После сказанного долго молчали.
— Если бы хоть что-то оставалось, хоть маленькая привязанность, он был бы жив сейчас. А там — тучи разбегаются от свежего тепла.
— Мрачна погода над землёю, не осилить пустыню одиночества без верблюда надежды. С душой, омрачённой предательством, испятнанный струпьями тоски, оказался бы он там, где и ныне пребывает. Лучше ли?
Снова налегла чугунная тишина. Потом Боэмунд произнёс, как сундук закрыл:
— Одному Всевышнему известно, Маркуз, — убийца ты или спаситель.
— Я был для Бату — вторым отцом. И держать буду ответ перед Богом, какой он там ни на есть. Но, — просветлел он вдруг, — остаётся ещё одна возможность. Бату выпил яд — не из-за заклятия — а своею волею.
— Да, мы никогда не узнаем.
Боэмунд и Прокуда. Кечи-Сарай. 1256 год
— Увидела и растаяла вновь, зачем нашёл?
— Обманул. Бросил тебя в ваалову пасть, нет мне прощенья.
— Не так всё. Знала, что на погибель иду, всё одно было.
— Отчего так?
— Ты смотрел на меня, будто на сестру... а то — на лик Богородицын. А я жалела тебя... всего: грешным делом, грешным телом. Как мы ехали тогда по лесу после Пронска... с тех пор. Ещё туры выскочили, все в снегу. Помнишь ли? Я призналась тебе легонько, отмахнулся.
— Нет же, нет, — задрожал Боэмунд, — это ты ко мне так. А я — скопец, урод.
— Да разве ж в том дело, глупый? И поздно — красоты моей уж нет.
Они сидели у саманной землянки. Жаркий воздух обволакивал их неуютным теплом. Почувствовав чуть ли не кожей, с каким горестным усилием скинула она куфию (чтобы спустя мгновение закрыть), он не испытал ни ужаса, ни отвращения.
Вся нижняя половина её лица была изрезана и обожжена — хорошо постарались кешиктены-дознаватели. Раны стали рубцами, и только глаза и нетронутый лоб, на который падали поседевшие космы, были прежними.
Но вдруг глаза, лоб, эти нетронутые локти с гладкой кожей... дай не в них даже дело. Может, голос... Да и голос ли? Словно отвалился камень той сырой пещеры, где он бродил с тех пор, как они расстались.
Солнце — беспощадный глаз монгольского Мизира — ворвалось в проем нагло, весело. Боэмунд неожиданно улыбнулся, как не улыбался с тех пор, когда покинул сожжённый папистами родной город Безье, счастливо и беззаботно. Он сжал её руки (палец один неправильно сросся) и откинул куфию. Она вскрикнула невольно.

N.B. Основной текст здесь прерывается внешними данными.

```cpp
extern "C" int gs_conv_bwd_data_pnbwd(const GsConv* c, const void* gy, const float* w_hwio, const void* z, const void* addend, int act, float eps, void* gx, void* stream) {
    if (int e = check_conv(c)) return e;
    GS_CHECK_ARG(z && gx && (act == GS_ACT_NONE || act == GS_ACT_LRELU), "conv_bwd_data_pnbwd: z is required, activation none or leaky relu (got %d)", act);
    hipStream_t st = as_stream(stream);
    const ConvRole r = conv_role(*c, GS_CONV_BWD_DATA);
    const bool epilogue_map = c->transposed || c->stride == 1;
    if (epilogue_map && c->ksize == 3 && igemm_supported(r.ICk, r.OCk, c->dtype))
        return run_igemm(r.mode, r.variant, gy, w_hwio, gx, c->n, r.Hi, r.Wi, r.ICk, r.OCk, c->ci, c->co, r.Hb, r.Wb, c->alpha, nullptr, GS_ACT_NONE, c->dtype, c->w_prepared, c->ws,
                         c->ws_bytes, st, z, act, nullptr, eps, addend, 1);
    if (c->stride == 1 && thin_expand_pnbwd_ok(c->ksize, r.ICk, r.OCk, c->dtype)) {
        const long total = (long)c->ci * c->co;
        if (c->ws_bytes < (size_t)total * 4) return fail(GS_ERR_WORKSPACE, "conv_bwd_data_pnbwd: workspace %zu < %zu", c->ws_bytes, (size_t)total * 4);
        float* wp = reinterpret_cast<float*>(c->ws);
        if (!c->w_prepared) {
            hipLaunchKernelGGL((weight_prep_kernel<float>), dim3(cdiv(total, 256)), dim3(256), 0, st, w_hwio, wp, 1, c->ci, c->co, 1);
            GS_CHECK_LAUNCH();
        }
        return run_thin_expand_pnbwd(gy, wp, z, addend, gx, (long)c->n * r.Ho * r.Wo, r.ICk, r.OCk, c->alpha, eps, act, c->dtype, st);
    }
    if (int e = gs_conv_bwd_data(c, gy, w_hwio, nullptr, 0, gx, stream)) return e;
    return gs_pixel_norm_bwd_fused(gx, z, addend, gx, (int64_t)c->n * r.Ho * r.Wo, c->ci, eps, GS_ACT_NONE, act, c->dtype, stream);
}
extern "C" int gs_conv_bwd_data_pnbwd_is_fused(const GsConv* c) {
    if (check_conv(c) || !(c->transposed || c->stride == 1)) return 0;
    const ConvRole r = conv_role(*c, GS_CONV_BWD_DATA);
    if (c->ksize == 1) return thin_expand_pnbwd_ok(1, r.ICk, r.OCk, c->dtype) ? 1 : 0;
    return igemm_norm_fused(r.mode, c->n, r.Hb, r.Wb, r.ICk, r.OCk, c->dtype, IGEMM_NORM_BWD) ? 1 : 0;
}
extern "C" int gs_conv_igemm_config(int mode, int n, int hb, int wb, int ic, int oc, int dtype, int want, int* out_cfg) {
    return igemm_config(mode, n, hb, wb, ic, oc, dtype, want, out_cfg);
}
extern "C" int gs_conv_igemm_table(int index, int* out11) { return igemm_table(index, out11); }
```

### gansynth_amd/csrc/conv_igemm.hip

```cpp
#include "conv_device.h"
#include "gs_prof.h"

extern "C" int gs_pixel_norm_fwd(const void* x, void* y, int64_t p, int c, float eps, int dtype, void* stream);
extern "C" int gs_pack_act_bits(void* z, int64_t p, int c, int dtype, void* stream);
extern "C" int gs_pixel_norm_bwd_fused(const void* g, const void* x, const void* addend, void* gx, int64_t p, int c, float eps, int pre_act, int post_act, int dtype,
                                       void* stream);
extern "C" int gs_pixel_norm_bwd_bwd_fused(const void* gg, const void* g, const void* x, void* out, void* out_g, int64_t p, int c, float eps, int pre_act,
                                           int dtype, void* stream);

namespace gs {
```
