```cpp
static int krylov_begin(Driver *D, const FineOp &A, const double *rhs, double *x,
                        double *r, double *r_copy, double tol, double abstol,
                        Krylov *k) {
    const int64_t n = A.op.nrows;
// ... 19 lines not shown
    *iters_out = iter;
    *resid_out = k.norm_rhs == 0.0 ? 0.0 : k.res / k.norm_rhs;
    return 0;
}

static int cg_solve(Driver *D, const double *rhs, double *x, double *r, double *s,
                    double *p, double *q, double *s_swap, double tol, double abstol,
                    int maxiter, int64_t *iters_out, double *resid_out) {
    const FineOp A(D);
    const int64_t n = A.op.nrows;
    hipStream_t st = D->stream;
    double dots[2];
    Krylov k;
    CHK(krylov_begin(D, A, rhs, x, r, nullptr, tol, abstol, &k));

    double rho1 = 0.0, rho2 = 0.0;
    int64_t iter = 0;
    while (k.res > k.eps && iter < maxiter) {
        CHK(precond_apply_graphed(D, r, s, s_swap));
        rho2 = rho1;
        CHK(amg_dot_f64(n, r, s, D->dotbuf_d, st));
        CHK(read_dots(D, 1, dots));
        rho1 = dots[0];
        if (iter == 0) {
            CHK(hipMemcpyAsync(p, s, n * sizeof(double), hipMemcpyDeviceToDevice, st));
        } else {
            CHK(amg_axpby_f64(n, 1.0, s, rho1 / rho2, p, st));
        }
        CHK(A.spmv(p, 1.0, 0.0, q));
        CHK(amg_dot_f64(n, q, p, D->dotbuf_d, st));
        CHK(read_dots(D, 1, dots));
        double alpha = rho1 / dots[0];
        CHK(amg_cg_tail_f64(n, alpha, p, q, x, r, D->dotbuf_d, st));
        CHK(read_dots(D, 1, dots));
        k.res = sqrt(dots[0]);
        ++iter;
    }
    return krylov_end(k, iter, iters_out, resid_out);
}

extern "C" int amg_driver_cg(void *h, const double *rhs, double *x, double *r, double *s,
                             double *p, double *q, double *s_swap, double tol,
                             double abstol, int maxiter, int64_t *iters_out,
                             double *resid_out) {
    Driver *D = (Driver *)h;
    CHK(enter_driver(D));
    return finish(D, cg_solve(D, rhs, x, r, s, p, q, s_swap, tol, abstol, maxiter,
                              iters_out, resid_out), true);
}
// ... 68 lines not shown
```

amgcl_amd/csrc/hip/kernels.hip:

```cpp

#include <hip/hip_runtime.h>

#include <cstdint>
#include <cstdio>
#include <type_traits>

#include "amg_common.h"
#include "amg_kernels.h"


extern "C" int amg_hip_last_error() { return (int)hipGetLastError(); }

template <typename T, int SUBW, bool BETA0>
__global__ void spmv_k(int nrows, const int *__restrict__ ptr,
                       const int *__restrict__ col, const T *__restrict__ val,
                       const T *__restrict__ x, double alpha, double beta,
                       T *__restrict__ y) {
    int64_t tid = amg_logical_block() * blockDim.x + threadIdx.x;
    int lane = (int)(tid & (SUBW - 1));
    int64_t row = tid / SUBW;
    int64_t stride = ((int64_t)gridDim.x * blockDim.x) / SUBW;
    for (; row < nrows; row += stride) {
        double s = 0.0;
        int b = ptr[row], e = ptr[row + 1];
        for (int j = b + lane; j < e; j += SUBW) s += (double)AMG_STREAM_LD(&val[j]) * (double)x[AMG_STREAM_LD(&col[j])];
#pragma unroll
        for (int off = SUBW / 2; off > 0; off >>= 1) s += __shfl_down(s, off, SUBW);
        if (lane == 0) y[row] = (T)(BETA0 ? alpha * s : alpha * s + beta * (double)y[row]);
    }
}

template <typename T, int SUBW>
__global__ void residual_k(int nrows, const int *__restrict__ ptr,
                           const int *__restrict__ col, const T *__restrict__ val,
                           const T *__restrict__ rhs, const T *__restrict__ x,
                           T *__restrict__ r) {
    int64_t tid = amg_logical_block() * blockDim.x + threadIdx.x;
    int lane = (int)(tid & (SUBW - 1));
    int64_t row = tid / SUBW;
    int64_t stride = ((int64_t)gridDim.x * blockDim.x) / SUBW;
    for (; row < nrows; row += stride) {
        double s = 0.0;
        int b = ptr[row], e = ptr[row + 1];
        for (int j = b + lane; j < e; j += SUBW) s += (double)AMG_STREAM_LD(&val[j]) * (double)x[AMG_STREAM_LD(&col[j])];
// ... 25 lines not shown
template <typename F>
static int by_subw(int subw, int64_t nrows, int64_t nnz, F launch) {
    if (subw <= 0) subw = amg_pick_subw(nrows, nnz);
#define CASE(SW)                                     \
    case SW:                                         \
        launch(std::integral_constant<int, SW>{});   \
        break;
    switch (subw) {
        CASE(1) CASE(2) CASE(4) CASE(8) CASE(16) CASE(32) CASE(64)
        default: return (int)hipErrorInvalidValue;
    }
#undef CASE
    return (int)hipGetLastError();
}

template <typename T>
static int launch_spmv(int64_t nrows, int64_t nnz, const int *ptr, const int *col,
                       const T *val, const T *x, double alpha, double beta, T *y,
                       int subw, hipStream_t stream) {
    return by_subw(subw, nrows, nnz, [&](auto sw) {
        constexpr int SW = decltype(sw)::value;
        const int grid = amg_nblocks(nrows * SW);
        if (beta == 0.0)
            spmv_k<T, SW, true><<<grid, 256, 0, stream>>>(nrows, ptr, col, val, x, alpha, beta, y);
        else
            spmv_k<T, SW, false><<<grid, 256, 0, stream>>>(nrows, ptr, col, val, x, alpha, beta, y);
    });
}

template <typename T>
static int launch_residual(int64_t nrows, int64_t nnz, const int *ptr, const int *col,
                           const T *val, const T *rhs, const T *x, T *r, int subw,
                           hipStream_t stream) {
    return by_subw(subw, nrows, nnz, [&](auto sw) {
        constexpr int SW = decltype(sw)::value;
        residual_k<T, SW><<<amg_nblocks(nrows * SW), 256, 0, stream>>>(nrows, ptr, col, val,
                                                                      rhs, x, r);
    });
}

template <typename T>
// ... 5 lines not shown
        relax_diag_k<T, SW><<<amg_nblocks(nrows * SW), 256, 0, stream>>>(nrows, ptr, col,
                                                                        val, M, rhs, x, t);
    });
}

extern "C" int amg_spmv_f64(int64_t nrows, int64_t nnz, const int *ptr, const int *col,
                            const double *val, const double *x, double alpha,
                            double beta, double *y, int subw, hipStream_t stream) {
    return launch_spmv(nrows, nnz, ptr, col, val, x, alpha, beta, y, subw, stream);
}
extern "C" int amg_spmv_f32(int64_t nrows, int64_t nnz, const int *ptr, const int *col,
                            const float *val, const float *x, double alpha, double beta,
                            float *y, int subw, hipStream_t stream) {
    return launch_spmv(nrows, nnz, ptr, col, val, x, alpha, beta, y, subw, stream);
}

extern "C" int amg_residual_f64(int64_t nrows, int64_t nnz, const int *ptr, const int *col,
                                const double *val, const double *rhs, const double *x,
                                double *r, int subw, hipStream_t stream) {
    return launch_residual(nrows, nnz, ptr, col, val, rhs, x, r, subw, stream);
}
extern "C" int amg_residual_f32(int64_t nrows, int64_t nnz, const int *ptr, const int *col,
                                const float *val, const float *rhs, const float *x,
                                float *r, int subw, hipStream_t stream) {
    return launch_residual(nrows, nnz, ptr, col, val, rhs, x, r, subw, stream);
}

extern "C" int amg_relax_diag_f64(int64_t nrows, int64_t nnz, const int *ptr,
                                  const int *col, const double *val, const double *M,
                                  const double *rhs, const double *x, double *t,
                                  int subw, hipStream_t stream) {
    return launch_relax_diag(nrows, nnz, ptr, col, val, M, rhs, x, t, subw, stream);
}
extern "C" int amg_relax_diag_f32(int64_t nrows, int64_t nnz, const int *ptr,
                                  const int *col, const float *val, const float *M,
                                  const float *rhs, const float *x, float *t, int subw,
                                  hipStream_t stream) {
    return launch_relax_diag(nrows, nnz, ptr, col, val, M, rhs, x, t, subw, stream);
}
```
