# Eclectic-Sheep/sheeprl

Measured on NVIDIA H100. Metric: Dreamer-V3 train-steps/sec (S, bs16 seq64 horizon15, 64x64x3 obs), higher is better.
Workload: dtype f32

## Files before the change

sheeprl_b200/csrc/rssm_scan.cu:

```cuda
#include "b200rl.h"
#include "common.cuh"

namespace {

constexpr int SCAN_G = 128;
constexpr int SCAN_NT = 512;
constexpr int SCAN_NW = SCAN_NT / 32;
constexpr int MAXB = 16;
constexpr int MAXRPU = 8;
constexpr int KS_MAX = 8;
constexpr int CLS_SLICES = 8;

typedef unsigned long long u64;

__host__ __device__ inline int r4(int x) { return (x + 3) / 4 * 4; }
__host__ __device__ inline int imax(int a, int b) { return a > b ? a : b; }
__host__ __device__ inline int imin(int a, int b) { return a < b ? a : b; }

__host__ __device__ inline int owned_groups(int width, int cta) {
  const int groups = (width + 3) / 4;
  return (groups > cta) ? (groups - cta + SCAN_G - 1) / SCAN_G : 0;
}
__host__ __device__ inline int owned_cols(int width, int cta) {
  int n = 0;
  for (int gi = cta; gi * 4 < width; gi += SCAN_G) n += (width - gi * 4 < 4) ? width - gi * 4 : 4;
  return n;
}

struct Workspace {
  int* error;
  long long* prof;
  u64* ll;
  int* zidx;
  float* ln_stats;
};

struct LLGeo {
  size_t z, x, sx, s, h, r, a, b, c, d, sb, sc, sd, total;
};

__host__ __device__ inline LLGeo make_ll(int S, int Dx, int R, int Dr, int Z) {
  LLGeo g;
  size_t o = 0;
  g.z = o; o += 2 * (size_t)MAXB * S;
  g.x = o; o += 2 * (size_t)MAXB * Dx;
  g.sx = o; o += 2 * (size_t)MAXB * SCAN_G * 2;
  g.s = o; o += 2 * (size_t)MAXB * SCAN_G * 2;
  g.h = o; o += 2 * (size_t)MAXB * R;
  g.r = o; o += 2 * (size_t)MAXB * Dr;
  g.a = o; o += 2 * (size_t)MAXB * Z;
  g.b = o; o += 2 * (size_t)MAXB * Dr;
  g.c = o; o += 2 * (size_t)MAXB * 3 * R;
  g.d = o; o += 2 * (size_t)MAXB * Dx;
  g.sb = o; o += 2 * (size_t)MAXB * SCAN_G * 2;
  g.sc = o; o += 2 * (size_t)MAXB * SCAN_G * 2;
  g.sd = o; o += 2 * (size_t)MAXB * SCAN_G * 2;
  g.total = o;
  return g;
}

constexpr size_t WS_HEADER = 256, WS_PROF = 2 * 32 * sizeof(long long);

__host__ __device__ inline size_t ws_ll_bytes(int S, int D, int Dx, int R, int Dr) {
  return make_ll(S, Dx, R, Dr, S * D).total * sizeof(u64);
}
__host__ __device__ inline size_t ws_bytes(int T, int B, int S, int D, int Dx, int R, int Dr) {
  return WS_HEADER + WS_PROF + ws_ll_bytes(S, D, Dx, R, Dr) + sizeof(int) * (size_t)T * B * S +
         sizeof(float) * 3 * (size_t)T * B * 2 + 256;
}
// ... 33 lines not shown
  bool dead;
  __device__ __forceinline__ void init(int* e) { error = e; polls = 0; t0 = 0; dead = false; }
  __device__ __forceinline__ bool fail() {
    if (dead) return true;
    if ((++polls & 255u) == 0u) {
      if (t0 == 0) t0 = clock64();
      if (clock64() - t0 > 4000000000LL) { atomicExch(error, 1); dead = true; }
      else if (*(volatile int*)error != 0) dead = true;
    }
    return dead;
  }
};

__device__ __forceinline__ float ll_wait(const u64* p, unsigned tag, Spin& sp) {
  u64 v = ll_load(p);
  while ((unsigned)(v >> 32) != tag) {
    if (sp.fail()) break;
    v = ll_load(p);
  }
  return __uint_as_float((unsigned)v);
}

template <int LL_UNROLL>
__device__ __noinline__ void ll_recv(float* dst, int ds, const u64* src, int ss, int rows, int n, unsigned tag, int tid, Spin& sp) {
  const int half = n >> 1;
  int rg = 0, kp = tid, nrg = 1, kstep = SCAN_NT;
  if (half < SCAN_NT) { rg = tid / half; kp = tid - rg * half; nrg = SCAN_NT / half; kstep = half; if (rg >= nrg) return; }
  for (int k = 2 * kp; k < n; k += 2 * kstep) {
    for (int r0 = rg; r0 < rows; r0 += nrg * LL_UNROLL) {
      u64 a[LL_UNROLL], b[LL_UNROLL];
#pragma unroll
      for (int u = 0; u < LL_UNROLL; ++u)
        if (r0 + u * nrg < rows) ll_load2(src + (size_t)(r0 + u * nrg) * ss + k, a[u], b[u]);
      for (;;) {
        bool stale = false;
#pragma unroll
        for (int u = 0; u < LL_UNROLL; ++u)
          if (r0 + u * nrg < rows && ((unsigned)(a[u] >> 32) != tag || (unsigned)(b[u] >> 32) != tag)) stale = true;
        if (!stale || sp.fail()) break;
#pragma unroll
        for (int u = 0; u < LL_UNROLL; ++u)
          if (r0 + u * nrg < rows && ((unsigned)(a[u] >> 32) != tag || (unsigned)(b[u] >> 32) != tag))
            ll_load2(src + (size_t)(r0 + u * nrg) * ss + k, a[u], b[u]);
      }
#pragma unroll
      for (int u = 0; u < LL_UNROLL; ++u)
        if (r0 + u * nrg < rows)
          *reinterpret_cast<float2*>(dst + (r0 + u * nrg) * ds + k) =
              make_float2(__uint_as_float((unsigned)a[u]), __uint_as_float((unsigned)b[u]));
    }
  }
}

struct Slot {
  int b, cj, col;
  bool ok;
};
__device__ __forceinline__ Slot make_slot(int e, int per_row, int B, int cta, int width) {
  Slot s;
  s.b = per_row > 0 ? e / per_row : 0;
  s.cj = e - s.b * per_row;
  s.col = (cta + (s.cj >> 2) * SCAN_G) * 4 + (s.cj & 3);
  s.ok = per_row > 0 && s.b < B && s.col < width;
  return s;
}

__device__ __forceinline__ float fsilu(float x) { return __fdividef(x, 1.f + __expf(-x)); }

__device__ __forceinline__ void mma_tf32(float (&d)[4], const unsigned (&a)[4], unsigned b0, unsigned b1) {
  asm volatile("mma.sync.aligned.m16n8k8.row.col.f32.tf32.tf32.f32 {%0,%1,%2,%3}, {%4,%5,%6,%7}, {%8,%9}, {%0,%1,%2,%3};"
               : "+f"(d[0]), "+f"(d[1]), "+f"(d[2]), "+f"(d[3])
               : "r"(a[0]), "r"(a[1]), "r"(a[2]), "r"(a[3]), "r"(b0), "r"(b1));
}
__device__ __forceinline__ unsigned tf32_hi(float x) { return __float_as_uint(x) & 0xffffe000u; }
// ... 24 lines not shown
    }
    {
      const unsigned ah[4] = {tf32_hi(va.z), tf32_hi(vb.z), tf32_hi(va.w), tf32_hi(vb.w)};
      const unsigned al[4] = {tf32_lo(va.z), tf32_lo(vb.z), tf32_lo(va.w), tf32_lo(vb.w)};
      const unsigned bh0 = tf32_hi(vw.z), bh1 = tf32_hi(vw.w), bl0 = tf32_lo(vw.z), bl1 = tf32_lo(vw.w);
      mma_tf32(dx, ah, bl0, bl1);
      mma_tf32(dy, al, bh0, bh1);
      mma_tf32(d, ah, bh0, bh1);
    }
  }
#pragma unroll
  for (int i = 0; i < 4; ++i) d[i] += dx[i] + dy[i];
  const int c = 2 * t;
  if (c < nvalid) {
    part[(size_t)g * ldp + c0 + c] = d[0];
    part[(size_t)(g + 8) * ldp + c0 + c] = d[2];
  }
  if (c + 1 < nvalid) {
    part[(size_t)g * ldp + c0 + c + 1] = d[1];
    part[(size_t)(g + 8) * ldp + c0 + c + 1] = d[3];
  }
}
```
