template <int MODE, bool BLK = false>
static hipError_t launch_gray(const float* in, const float* vg, const float* hor, float* out, TileArgs a,
                              hipStream_t s, const FusedArgs& fa)
{
    static const int forced = [] { const char* e = getenv("SSTEM_GRAY_SHAPE"); return e ? atoi(e) : -1; }();
    const int pair = gray_pair_variant();
    (void)pair;
    int shape = forced;
    if (shape < 0) {
        shape = (a.B * a.tiles_x * ((a.H + 63) / 64) >= 1024) ? 3 : 0;
        if (shape == 0 && a.B * a.tiles_x * ((a.H + 31) / 32) < 512) shape = 7;
    }
    if (BLK && forced < 0 && shape == 3) shape = 0;
    if constexpr (BLK) {
        switch (shape) {
            case 3: return launch_gray_v<MODE, 4, 16, 2, true, 2, true>(in, vg, hor, out, a, s, fa);
            case 7: return launch_gray_v<MODE, 4, 4, 3, false, 2, true>(in, vg, hor, out, a, s, fa);
            default:
                if constexpr (MODE == 2) {
                    const bool two_per_cu = a.B * a.tiles_x * ((a.H + 63) / 64) >= 512;
                    if (pair == 2 || (pair == 1 && two_per_cu)) return launch_gray_pair_v<4, 16, 2>(in, vg, hor, out, a, s, fa);
                }
                return launch_gray_v<MODE, 4, 8, 3, false, 2, true>(in, vg, hor, out, a, s, fa);
        }
    }
    switch (shape) {
        case 1: return launch_gray_v<MODE, 4, 8, 2, true, 3>(in, vg, hor, out, a, s, fa);
        case 2: return launch_gray_v<MODE, 4, 16, 2, true, 3>(in, vg, hor, out, a, s, fa);
        case 3: return launch_gray_v<MODE, 4, 16, 2, true, 2>(in, vg, hor, out, a, s, fa);
        case 4: return launch_gray_v<MODE, 4, 8, 2, false, 3>(in, vg, hor, out, a, s, fa);
        case 5: return launch_gray_v<MODE, 4, 16, 2, false, 3>(in, vg, hor, out, a, s, fa);
        case 6: return launch_gray_v<MODE, 2, 8, 3, false, 2>(in, vg, hor, out, a, s, fa);
        case 7: return launch_gray_v<MODE, 4, 4, 3, false, 2>(in, vg, hor, out, a, s, fa);
        case 8: return launch_gray_v<MODE, 2, 4, 3, false, 2>(in, vg, hor, out, a, s, fa);
        default: return launch_gray_v<MODE, 4, 8, 3, false, 2>(in, vg, hor, out, a, s, fa);
    }
}

static bool rgb_stream_enabled(int64_t H, int64_t W)
{
    static const bool on = [] { const char* e = getenv("SSTEM_RGB_STREAM"); return !(e && atoi(e) == 0); }();
    return on && (uint64_t)F * (uint64_t)H * (uint64_t)W * 4u < (1ull << 32) && (uint64_t)3 * (uint64_t)(H + F) * (uint64_t)(W + F) * 4u < (1ull << 32);
}

template <int MODE>
static hipError_t launch_rgb_stream(const float* in, const float* ver, const float* hor, float* out, TileArgs a, hipStream_t s,
                                    const FusedArgs& fa)
{
    constexpr int WAVES = 8, RPW = 4, TR = WAVES * RPW;
    constexpr size_t lds_bytes = (size_t)(TR + F) * 3 * rm_pitch(3) * sizeof(float);
    static_assert(lds_bytes <= 160 * 1024, "LDS");
    auto k = sepconv_rgb_stream_mfma<MODE, WAVES, RPW>;
    static std::atomic<uint64_t> lds_set{0};
    const hipError_t attr = set_lds(k, lds_bytes, lds_set);
    if (attr != hipSuccess) return attr;
    a.tiles_y = (a.H + TR - 1) / TR;
    const int64_t nwg = a.B * a.tiles_y * a.tiles_x;
    if (nwg <= 0 || nwg > 0x7fffffffLL) return hipErrorInvalidValue;
    hipLaunchKernelGGL(k, dim3((unsigned)nwg), dim3(WAVES * 64), lds_bytes, s, in, ver, hor, out, a, fa);
    return hipGetLastError();
}

static bool gray_dispatch_enabled(int64_t H, int64_t W)
{
    static const bool on = [] { const char* e = getenv("SSTEM_GRAY_KERNEL"); return !(e && atoi(e) == 0); }();
    return on && (uint64_t)F * (uint64_t)H * (uint64_t)W * 4u < (1ull << 32);
}

hipError_t launch_fwd_mfma(const float* in, const float* ver, const float* hor, float* out,
                           int64_t B, int64_t C, int64_t H, int64_t W, hipStream_t s)
{
    TileArgs a = make_args(B, C, H, W);
    hipError_t e = hipSuccess;
    int* flag = nullptr;
    if (C == 3 && gray_dispatch_enabled(H, W) && tile_rows(tile_variant()) == 32) {
        flag = next_gray_flag(s, e);
        if (e != hipSuccess) return e;
    }
    if (flag) {
        e = launch_detect(in, nullptr, B, (H + F - 1) * (W + F - 1), flag, s);
        if (e != hipSuccess) return e;
        const FusedArgs fa{nullptr, nullptr, nullptr, flag};
        if (rgb_stream_enabled(H, W)) e = launch_rgb_stream<0>(in, ver, hor, out, a, s, fa);
        else switch (tile_variant()) {
            case 0: e = launch_rowmajor_v<0, 3, 8, 4>(in, ver, hor, out, a, s, fa); break;
            default: e = launch_rowmajor_v<0, 3, 16, 2>(in, ver, hor, out, a, s, fa); break;
        }
        if (e != hipSuccess) return e;
        return launch_gray<0>(in, ver, hor, out, a, s, fa);
    }
    if (C == 3 && rgb_stream_enabled(H, W))
        return launch_rgb_stream<0>(in, ver, hor, out, a, s, FusedArgs{nullptr, nullptr, nullptr, nullptr});
    for (int64_t c0 = 0; c0 < C && e == hipSuccess; c0 += 3) {
        a.c0 = (int)c0;
        const int64_t ch = (C - c0) < 3 ? (C - c0) : 3;
        if (ch == 3) e = launch_rowmajor<0, 3>(in, ver, hor, out, a, s);
        else if (ch == 2) e = launch_rowmajor<0, 2>(in, ver, hor, out, a, s);
        else e = launch_rowmajor<0, 1>(in, ver, hor, out, a, s);
    }
    return e;
}

hipError_t launch_interp_fused(const float* i1, const float* i2, const float* k1v, const float* k1h,
                               const float* k2v, const float* k2h, float* out, int64_t B, int64_t H, int64_t W,
// ... 250 lines not shown
    else e = launch_rowmajor<1, 1>(in, g, hor, gv, a, s);
    if (e != hipSuccess) return e;
    if (C == 3 && rgb_stream_enabled(H, W) && gradh_coalesce()) e = launch_rgb_gradh_stream(in, g, ver, gh, a, s, nullptr);
    else if (C == 3) e = launch_gradh<3>(in, g, ver, gh, a, s);
    else if (C == 2) e = launch_gradh<2>(in, g, ver, gh, a, s);
    else e = launch_gradh<1>(in, g, ver, gh, a, s);
    return e;
}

— Нет, теперь мы вместе... Мука твоя позволила мне подняться смело в твой роскошный терем.
— Нет, тебе ко мне спуститься, — задохнулась она от пробившей запруду радости и снова вдруг смутилась: — Вот только не одна я... с сыном...
— Сыном? — отшатнулся Боэмунд. — От кого?
— Знали бы от кого — не было бы мне покоя, удавили. Монгольская кровь в нём, царская. Как Мунке-хан власть захватил, всю родню Гуюкову до младенцев истребили — у них теперь так. Всю... да не всю.
— У тебя сын?! От Гуюка?! Великий тайджи?
Прокуда улыбнулась покореженным ртом, но Боэмунд ясно вспомнил ту, прежнюю улыбку.
— Так ведь ночь-то была у нас с этим иродом твоими трудами. Но никто про ребёнка не знает. А про себя решила: не он отец — ты. Бамутом назвала. Думала, уж не увижу тебя боле, прости.